Local traversability assessment in an unmanned ground vehicle : An analysis of mobility on the UGV Husky

Abstract: This thesis project aims to learn and understand more about implementing a path planner to the unmanned ground vehicle (UGV), UGV Husky, specifically its traversability algorithm, and investigate how it could be further improved. A surrounding grid is generated around the UGV where each cell contains information connected to its traversability. The traversability filter is given this information to score how possible it is to traverse to the cell with regard to angular slope, terrain roughness, and step height. The three parameters have each a critical value that works as a limit where if one of the three parameters were to exceed the critical value then the cell would not be estimated to be traversable. The current problem is that their critical value for angular slope, step height, and terrain roughness are decided arbitrarily and mostly through simulation.
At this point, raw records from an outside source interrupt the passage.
static int pick_igemm(const ap_conv_desc* d, const Geom& g, Plan& pl) {
    int co_tile = d->Cout >= 96 ? 128 : (d->Cout >= 48 ? 64 : 32);
    co_tile = env_int("APAMD_CONV_COTILE", co_tile);
    int minC = 1 << 30;
    for (int s = 0; s < d->nsrc; ++s) minC = std::min(minC, (int)d->src[s].C);
    int ci = minC <= 2 ? 2 : (minC <= 4 ? 4 : 8);
    for (int s = 0; s < d->nsrc; ++s)
        while (ci > 2 && d->src[s].C % ci != 0 && d->src[s].C > ci) ci >>= 1;
    const int ntaps_max = d->transposed ? ((g.K + 1) / 2) * ((g.K + 1) / 2) : g.K * g.K;
    const size_t lds_target = (size_t)env_int("APAMD_CONV_LDS_TARGET", 72 * 1024);
    for (;;) {
        const ConvKernelInfo* k = find_kernel(ci, g.S, g.KT, co_tile);
        if (!k) return fail(AP_ERR_UNSUPPORTED, "no kernel for CI=%d S=%d K=%d CO_TILE=%d", ci, g.S, g.KT, co_tile);
        int nch = 0;
        for (int s = 0; s < d->nsrc; ++s) nch += (d->src[s].C + ci - 1) / ci;
        const size_t bytes = 4 * k->lds_floats(ntaps_max, nch > 1 ? 2 : 1, nch * ci);
        if (bytes <= lds_target || ci == 2) {
            if (bytes > 160 * 1024) return fail(AP_ERR_UNSUPPORTED, "LDS tile of %zu bytes does not fit", bytes);
            pl.k = k;
            break;
        }
        ci >>= 1;
    }
    if (const int forced = env_int("APAMD_CONV_CI", 0)) {
        if (const ConvKernelInfo* k = find_kernel(forced, g.S, g.KT, co_tile)) { pl.k = k; ci = forced; }
    }
    layout_chunks(d, pl, ci);
    pl.co_tiles = (d->Cout + co_tile - 1) / co_tile;
    return AP_OK;
}

static void add_launch(Plan& pl, Launch& L) {
    const int ntaps = (int)L.taps.size();
    const int th = pl.bk ? pl.bk->TH : pl.k->TH;
    const int wf = pl.bk ? pl.bk->wfloats(ntaps) : pl.k->wfloats(ntaps);
    L.tiles_x = (L.OW + 31) / 32;
    L.tiles_y = (L.OH + th - 1) / th;
    L.wp_off = pl.packed_floats;
    L.stat_tile_off = pl.stat_tiles;
    pl.packed_floats += (long long)pl.co_tiles * pl.nchunks * wf;
    pl.stat_tiles += L.tiles_x * L.tiles_y;
// ... 301 lines not shown
    if (!src || !src->data || !out) return fail(AP_ERR_INVALID, "split_prepass_rows: null pointer");
    if (K != 7 || pad != 3 || src->C < 1 || src->C > 4)
        return fail(AP_ERR_UNSUPPORTED, "split_prepass_rows: built for 7x7 stems with 1..4 input channels (K=%d, C=%d)", K, src->C);
    if (N < 1 || N > 65535 || H < 1 || W < 1) return fail(AP_ERR_INVALID, "split_prepass_rows: bad sizes");
    if ((src->mean == nullptr) != (src->rstd == nullptr)) return fail(AP_ERR_INVALID, "split_prepass_rows: mean/rstd mismatch");
    if (pad_mode == AP_PAD_REFLECT && pad >= H) return fail(AP_ERR_INVALID, "split_prepass_rows: reflection pad %d >= height", pad);
    SplitRowsParams p;
    memset(&p, 0, sizeof(p));
    p.x = src->data; p.mean = src->mean; p.rstd = src->rstd; p.act = src->act;
    p.N = N; p.C = src->C; p.H = H; p.W = W; p.K = K; p.pad = pad; p.pad_mode = pad_mode;
    p.out = reinterpret_cast<uint4*>(out);
    const dim3 grid((H * W + 255) / 256, N);
    switch (src->C) {
        case 1: hipLaunchKernelGGL((split_rows_kernel<7, 1>), grid, dim3(256), 0, (hipStream_t)stream, p); break;
        case 2: hipLaunchKernelGGL((split_rows_kernel<7, 2>), grid, dim3(256), 0, (hipStream_t)stream, p); break;
        case 3: hipLaunchKernelGGL((split_rows_kernel<7, 3>), grid, dim3(256), 0, (hipStream_t)stream, p); break;
        default: hipLaunchKernelGGL((split_rows_kernel<7, 4>), grid, dim3(256), 0, (hipStream_t)stream, p); break;
    }
    return check_launch("split_rows_kernel");
}

int ap_split_prepass_s2d(const ap_src* src, int32_t N, int32_t H, int32_t W, void* out, ap_stream_t stream) {
    if (!src || !src->data || !out) return fail(AP_ERR_INVALID, "split_prepass_s2d: null pointer");
    if (src->C < 8 || src->C % 8 != 0 || H < 2 || W < 2 || (H & 1) || (W & 1))
        return fail(AP_ERR_UNSUPPORTED, "split_prepass_s2d: needs channels in multiples of 8 and an even map (C=%d, %dx%d)",
                    src->C, H, W);
    if (N < 1 || N > 65535 || src->C / 2 > 65535) return fail(AP_ERR_INVALID, "split_prepass_s2d: bad sizes");
    if ((src->mean == nullptr) != (src->rstd == nullptr)) return fail(AP_ERR_INVALID, "split_prepass_s2d: mean/rstd mismatch");
    if (src->act < 0 || src->act > 2) return fail(AP_ERR_INVALID, "split_prepass_s2d: act %d", src->act);
    SplitS2dParams p;
    memset(&p, 0, sizeof(p));
    p.x = src->data; p.mean = src->mean; p.rstd = src->rstd; p.act = src->act;
    p.N = N; p.C = src->C; p.H = H; p.W = W;
    p.out = reinterpret_cast<uint4*>(out);
    const int HW2 = (H / 2 + 1) * (W / 2 + 1);
    hipLaunchKernelGGL(split_s2d_kernel, dim3((HW2 + 255) / 256, src->C / 2, N), dim3(256), 0, (hipStream_t)stream, p);
    return check_launch("split_s2d_kernel");
}

int ap_split_prepass(const ap_src* src, int32_t N, int32_t H, int32_t W, void* out, ap_stream_t stream) {
    if (!src || !out) return fail(AP_ERR_INVALID, "split_prepass: null pointer");
    return ap_norm_apply_split(src, nullptr, 0, 0.f, nullptr, nullptr, nullptr, N, H, W, nullptr, out, stream);
}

To solve this problem, formulas are derived that focus on geometrical aspects of a UGV to define the limits in focus on slope and step. The formulas give threshold values applied to the code and are run in simulation. To validate this, hardware experiments are done to compare simulation and reality. This is to observe and learn if the simulations are good representations of reality and if the threshold values are correct. The results show that the thresholds are good estimations of the UGV Husky's limits. This is if one takes into consideration that other important factors are not included or known, such as the ground conditions in the actual experiments. The simulation studies also prove that Gazebo simulations are not good representations of reality to test terrain difficulties because of simplified physical representation, giving unreliable limits. Based on the successful implementation of the geometrically derived threshold values for slope and step, further work could include similarly derived threshold values for terrain roughness, and attempt to optimize the variables that are in the traversability formula.